▶ _Activity_
Copy exactly, please, each line of the data below until the line that contains "std::vector<mmc_run_stats> tstats;" has been copied, beginning at the top.

Stored items
________

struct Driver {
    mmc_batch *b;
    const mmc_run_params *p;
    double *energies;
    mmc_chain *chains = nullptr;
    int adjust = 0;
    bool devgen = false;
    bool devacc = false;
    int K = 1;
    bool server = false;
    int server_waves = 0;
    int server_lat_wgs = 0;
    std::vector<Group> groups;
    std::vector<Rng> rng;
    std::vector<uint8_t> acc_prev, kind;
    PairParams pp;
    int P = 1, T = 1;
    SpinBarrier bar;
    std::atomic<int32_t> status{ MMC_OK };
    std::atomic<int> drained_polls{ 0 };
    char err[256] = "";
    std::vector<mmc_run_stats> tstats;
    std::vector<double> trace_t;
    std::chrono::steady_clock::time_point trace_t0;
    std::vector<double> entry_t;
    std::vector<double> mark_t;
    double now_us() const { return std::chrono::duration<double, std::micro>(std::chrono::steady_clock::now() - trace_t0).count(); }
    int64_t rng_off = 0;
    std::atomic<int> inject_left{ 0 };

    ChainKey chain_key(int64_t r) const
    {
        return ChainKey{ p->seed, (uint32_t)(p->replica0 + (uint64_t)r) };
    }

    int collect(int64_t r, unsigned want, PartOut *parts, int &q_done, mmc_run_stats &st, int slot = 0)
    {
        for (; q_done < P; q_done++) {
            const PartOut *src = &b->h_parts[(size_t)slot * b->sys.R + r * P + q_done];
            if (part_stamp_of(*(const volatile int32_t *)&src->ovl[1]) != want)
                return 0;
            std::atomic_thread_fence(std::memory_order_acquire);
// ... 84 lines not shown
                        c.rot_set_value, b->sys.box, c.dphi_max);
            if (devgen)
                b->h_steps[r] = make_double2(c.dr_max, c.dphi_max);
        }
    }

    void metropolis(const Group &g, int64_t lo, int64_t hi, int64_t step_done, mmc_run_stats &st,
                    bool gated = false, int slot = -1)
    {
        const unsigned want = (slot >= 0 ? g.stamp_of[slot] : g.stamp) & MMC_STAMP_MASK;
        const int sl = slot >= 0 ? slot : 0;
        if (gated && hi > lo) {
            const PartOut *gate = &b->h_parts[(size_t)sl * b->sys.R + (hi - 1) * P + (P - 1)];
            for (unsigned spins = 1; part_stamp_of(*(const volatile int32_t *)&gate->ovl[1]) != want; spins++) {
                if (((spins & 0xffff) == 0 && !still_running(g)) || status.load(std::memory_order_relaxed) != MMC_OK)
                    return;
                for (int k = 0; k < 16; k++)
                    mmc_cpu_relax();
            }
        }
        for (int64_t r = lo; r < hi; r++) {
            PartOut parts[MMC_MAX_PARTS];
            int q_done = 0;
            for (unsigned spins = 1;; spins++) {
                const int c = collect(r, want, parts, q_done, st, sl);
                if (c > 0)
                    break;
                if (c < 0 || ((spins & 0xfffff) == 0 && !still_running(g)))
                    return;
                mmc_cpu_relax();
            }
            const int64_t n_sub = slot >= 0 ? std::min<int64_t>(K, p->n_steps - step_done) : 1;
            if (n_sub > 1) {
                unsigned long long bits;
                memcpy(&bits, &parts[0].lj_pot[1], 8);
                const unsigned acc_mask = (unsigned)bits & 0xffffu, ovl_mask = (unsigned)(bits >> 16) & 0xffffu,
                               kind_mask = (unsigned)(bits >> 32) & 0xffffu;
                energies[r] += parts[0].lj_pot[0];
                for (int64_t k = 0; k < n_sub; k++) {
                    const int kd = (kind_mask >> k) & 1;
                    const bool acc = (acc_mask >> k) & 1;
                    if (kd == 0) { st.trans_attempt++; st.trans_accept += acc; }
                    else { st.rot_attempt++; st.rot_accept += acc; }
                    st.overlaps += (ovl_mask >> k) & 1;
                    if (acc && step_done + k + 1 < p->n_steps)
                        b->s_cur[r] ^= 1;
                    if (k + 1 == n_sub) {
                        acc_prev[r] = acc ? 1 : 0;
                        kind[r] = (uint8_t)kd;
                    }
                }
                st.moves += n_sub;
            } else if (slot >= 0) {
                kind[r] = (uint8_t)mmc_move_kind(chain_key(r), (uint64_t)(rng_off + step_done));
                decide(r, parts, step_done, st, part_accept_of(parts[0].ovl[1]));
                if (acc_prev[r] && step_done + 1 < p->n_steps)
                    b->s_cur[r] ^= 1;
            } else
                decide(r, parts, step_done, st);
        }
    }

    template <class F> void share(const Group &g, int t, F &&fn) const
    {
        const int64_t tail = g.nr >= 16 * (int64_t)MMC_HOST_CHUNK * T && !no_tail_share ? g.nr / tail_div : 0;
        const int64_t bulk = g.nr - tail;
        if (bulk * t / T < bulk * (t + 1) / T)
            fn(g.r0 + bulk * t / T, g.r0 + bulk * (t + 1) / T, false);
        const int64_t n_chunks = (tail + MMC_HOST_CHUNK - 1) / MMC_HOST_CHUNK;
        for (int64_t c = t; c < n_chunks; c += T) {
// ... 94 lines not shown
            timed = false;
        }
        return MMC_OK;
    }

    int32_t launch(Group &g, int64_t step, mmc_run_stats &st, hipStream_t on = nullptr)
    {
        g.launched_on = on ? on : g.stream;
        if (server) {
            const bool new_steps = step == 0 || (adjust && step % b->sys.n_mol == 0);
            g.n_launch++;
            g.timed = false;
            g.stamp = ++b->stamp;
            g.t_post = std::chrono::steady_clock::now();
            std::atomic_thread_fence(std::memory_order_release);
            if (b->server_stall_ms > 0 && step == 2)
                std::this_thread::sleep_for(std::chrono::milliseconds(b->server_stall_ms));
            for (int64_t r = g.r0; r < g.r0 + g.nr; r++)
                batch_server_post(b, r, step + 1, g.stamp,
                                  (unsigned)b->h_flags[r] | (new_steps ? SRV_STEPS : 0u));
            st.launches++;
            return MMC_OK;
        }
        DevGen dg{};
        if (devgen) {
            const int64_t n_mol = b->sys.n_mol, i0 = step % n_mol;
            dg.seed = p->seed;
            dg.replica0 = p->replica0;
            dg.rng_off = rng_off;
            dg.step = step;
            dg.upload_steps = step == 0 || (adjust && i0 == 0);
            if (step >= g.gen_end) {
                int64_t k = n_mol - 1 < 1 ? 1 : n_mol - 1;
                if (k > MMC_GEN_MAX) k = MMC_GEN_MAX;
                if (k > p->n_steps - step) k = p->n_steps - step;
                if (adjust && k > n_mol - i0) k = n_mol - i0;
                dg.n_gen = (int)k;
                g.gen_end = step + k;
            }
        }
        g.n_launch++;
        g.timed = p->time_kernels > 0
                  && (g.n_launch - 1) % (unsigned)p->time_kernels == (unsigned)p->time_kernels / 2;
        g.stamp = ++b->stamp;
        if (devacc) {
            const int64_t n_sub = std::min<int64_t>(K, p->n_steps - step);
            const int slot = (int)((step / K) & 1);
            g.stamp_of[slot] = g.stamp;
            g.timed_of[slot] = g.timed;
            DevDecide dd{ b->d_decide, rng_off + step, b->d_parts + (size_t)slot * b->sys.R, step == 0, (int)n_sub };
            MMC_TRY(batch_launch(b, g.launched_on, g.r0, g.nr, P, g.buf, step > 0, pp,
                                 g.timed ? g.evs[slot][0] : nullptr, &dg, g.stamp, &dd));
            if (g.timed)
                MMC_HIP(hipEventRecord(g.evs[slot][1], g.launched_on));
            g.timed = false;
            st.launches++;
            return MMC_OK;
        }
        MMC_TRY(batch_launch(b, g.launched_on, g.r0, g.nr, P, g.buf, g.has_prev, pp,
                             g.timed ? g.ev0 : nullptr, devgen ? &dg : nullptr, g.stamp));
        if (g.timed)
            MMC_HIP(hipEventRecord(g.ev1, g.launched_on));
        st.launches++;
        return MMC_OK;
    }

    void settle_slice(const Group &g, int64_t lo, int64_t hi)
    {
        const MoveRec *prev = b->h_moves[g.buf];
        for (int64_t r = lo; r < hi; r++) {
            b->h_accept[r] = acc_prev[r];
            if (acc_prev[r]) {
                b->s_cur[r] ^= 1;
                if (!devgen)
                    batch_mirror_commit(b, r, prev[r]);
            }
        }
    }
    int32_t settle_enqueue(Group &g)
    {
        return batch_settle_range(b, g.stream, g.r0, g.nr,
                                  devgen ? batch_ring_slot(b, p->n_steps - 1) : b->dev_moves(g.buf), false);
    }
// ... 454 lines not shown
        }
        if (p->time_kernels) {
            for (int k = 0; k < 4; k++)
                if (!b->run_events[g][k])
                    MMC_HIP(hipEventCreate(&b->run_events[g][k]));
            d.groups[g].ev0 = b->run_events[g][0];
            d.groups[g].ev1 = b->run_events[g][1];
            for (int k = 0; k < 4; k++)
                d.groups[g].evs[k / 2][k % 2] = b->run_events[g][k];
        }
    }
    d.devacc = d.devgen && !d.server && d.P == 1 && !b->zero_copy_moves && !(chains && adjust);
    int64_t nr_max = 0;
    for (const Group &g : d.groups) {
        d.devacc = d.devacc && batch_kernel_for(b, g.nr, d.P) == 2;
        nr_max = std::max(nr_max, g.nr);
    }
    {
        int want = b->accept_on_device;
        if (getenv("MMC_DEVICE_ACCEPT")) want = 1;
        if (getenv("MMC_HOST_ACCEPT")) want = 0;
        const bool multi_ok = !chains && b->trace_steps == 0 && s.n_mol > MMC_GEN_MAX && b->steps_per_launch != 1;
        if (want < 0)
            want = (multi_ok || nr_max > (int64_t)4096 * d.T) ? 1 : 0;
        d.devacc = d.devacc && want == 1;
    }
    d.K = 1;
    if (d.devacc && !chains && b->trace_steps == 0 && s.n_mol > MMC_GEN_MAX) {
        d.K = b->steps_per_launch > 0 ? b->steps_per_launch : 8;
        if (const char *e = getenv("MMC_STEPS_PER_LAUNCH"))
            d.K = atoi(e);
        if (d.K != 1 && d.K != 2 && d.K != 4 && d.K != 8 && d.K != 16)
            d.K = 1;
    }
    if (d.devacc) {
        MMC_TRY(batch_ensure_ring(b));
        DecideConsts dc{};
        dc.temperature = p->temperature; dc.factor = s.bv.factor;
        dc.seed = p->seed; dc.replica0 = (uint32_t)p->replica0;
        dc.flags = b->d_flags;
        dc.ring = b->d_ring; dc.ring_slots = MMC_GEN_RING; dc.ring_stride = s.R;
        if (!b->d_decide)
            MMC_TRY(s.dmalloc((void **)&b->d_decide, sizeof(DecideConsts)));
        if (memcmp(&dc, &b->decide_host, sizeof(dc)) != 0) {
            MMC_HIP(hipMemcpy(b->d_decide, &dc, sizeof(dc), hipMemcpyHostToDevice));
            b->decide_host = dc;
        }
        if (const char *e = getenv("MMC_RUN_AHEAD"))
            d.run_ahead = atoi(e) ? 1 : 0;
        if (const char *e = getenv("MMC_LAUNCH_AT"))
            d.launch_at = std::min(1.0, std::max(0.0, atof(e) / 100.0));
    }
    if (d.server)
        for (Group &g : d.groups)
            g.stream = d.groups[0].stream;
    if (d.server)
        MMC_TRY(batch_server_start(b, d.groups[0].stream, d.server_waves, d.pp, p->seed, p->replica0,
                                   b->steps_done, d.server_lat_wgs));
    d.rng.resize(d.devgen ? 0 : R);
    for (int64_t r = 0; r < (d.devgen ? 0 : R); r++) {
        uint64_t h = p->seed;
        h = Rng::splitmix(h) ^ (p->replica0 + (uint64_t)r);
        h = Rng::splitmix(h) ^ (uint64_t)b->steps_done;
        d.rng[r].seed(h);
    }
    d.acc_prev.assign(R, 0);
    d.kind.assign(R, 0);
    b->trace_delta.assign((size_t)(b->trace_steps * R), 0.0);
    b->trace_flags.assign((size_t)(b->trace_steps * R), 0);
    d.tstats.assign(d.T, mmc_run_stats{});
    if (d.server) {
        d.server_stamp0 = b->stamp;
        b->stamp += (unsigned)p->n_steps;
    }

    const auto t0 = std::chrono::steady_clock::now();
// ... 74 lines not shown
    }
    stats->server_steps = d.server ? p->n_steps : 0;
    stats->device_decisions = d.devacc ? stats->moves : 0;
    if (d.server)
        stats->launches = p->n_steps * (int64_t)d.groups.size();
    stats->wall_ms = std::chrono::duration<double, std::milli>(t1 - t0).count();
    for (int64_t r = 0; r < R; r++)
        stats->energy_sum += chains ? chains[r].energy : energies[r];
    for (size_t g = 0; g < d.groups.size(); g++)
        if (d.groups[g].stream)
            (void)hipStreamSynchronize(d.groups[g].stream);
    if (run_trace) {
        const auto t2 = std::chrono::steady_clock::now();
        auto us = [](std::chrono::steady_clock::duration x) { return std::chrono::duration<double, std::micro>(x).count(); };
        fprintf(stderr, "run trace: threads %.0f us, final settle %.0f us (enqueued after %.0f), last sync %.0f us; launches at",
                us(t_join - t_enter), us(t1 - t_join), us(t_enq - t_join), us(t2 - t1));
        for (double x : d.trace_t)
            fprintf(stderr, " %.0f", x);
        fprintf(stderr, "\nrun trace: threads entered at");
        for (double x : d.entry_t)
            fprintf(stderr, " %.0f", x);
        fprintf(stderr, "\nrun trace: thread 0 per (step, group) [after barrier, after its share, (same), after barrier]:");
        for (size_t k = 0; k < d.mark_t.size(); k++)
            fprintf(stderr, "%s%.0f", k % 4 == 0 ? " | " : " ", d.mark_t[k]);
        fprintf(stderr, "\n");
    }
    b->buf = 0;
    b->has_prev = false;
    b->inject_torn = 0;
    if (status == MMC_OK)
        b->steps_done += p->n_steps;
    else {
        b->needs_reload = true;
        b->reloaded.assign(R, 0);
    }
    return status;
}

________

▶ _Exercise answer_
struct Driver {
    mmc_batch *b;
    const mmc_run_params *p;
    double *energies;
    mmc_chain *chains = nullptr;
    int adjust = 0;
    bool devgen = false;
    bool devacc = false;
    int K = 1;
    bool server = false;
    int server_waves = 0;
    int server_lat_wgs = 0;
    std::vector<Group> groups;
    std::vector<Rng> rng;
    std::vector<uint8_t> acc_prev, kind;
    PairParams pp;
    int P = 1, T = 1;
    SpinBarrier bar;
    std::atomic<int32_t> status{ MMC_OK };
    std::atomic<int> drained_polls{ 0 };
    char err[256] = "";
    std::vector<mmc_run_stats> tstats;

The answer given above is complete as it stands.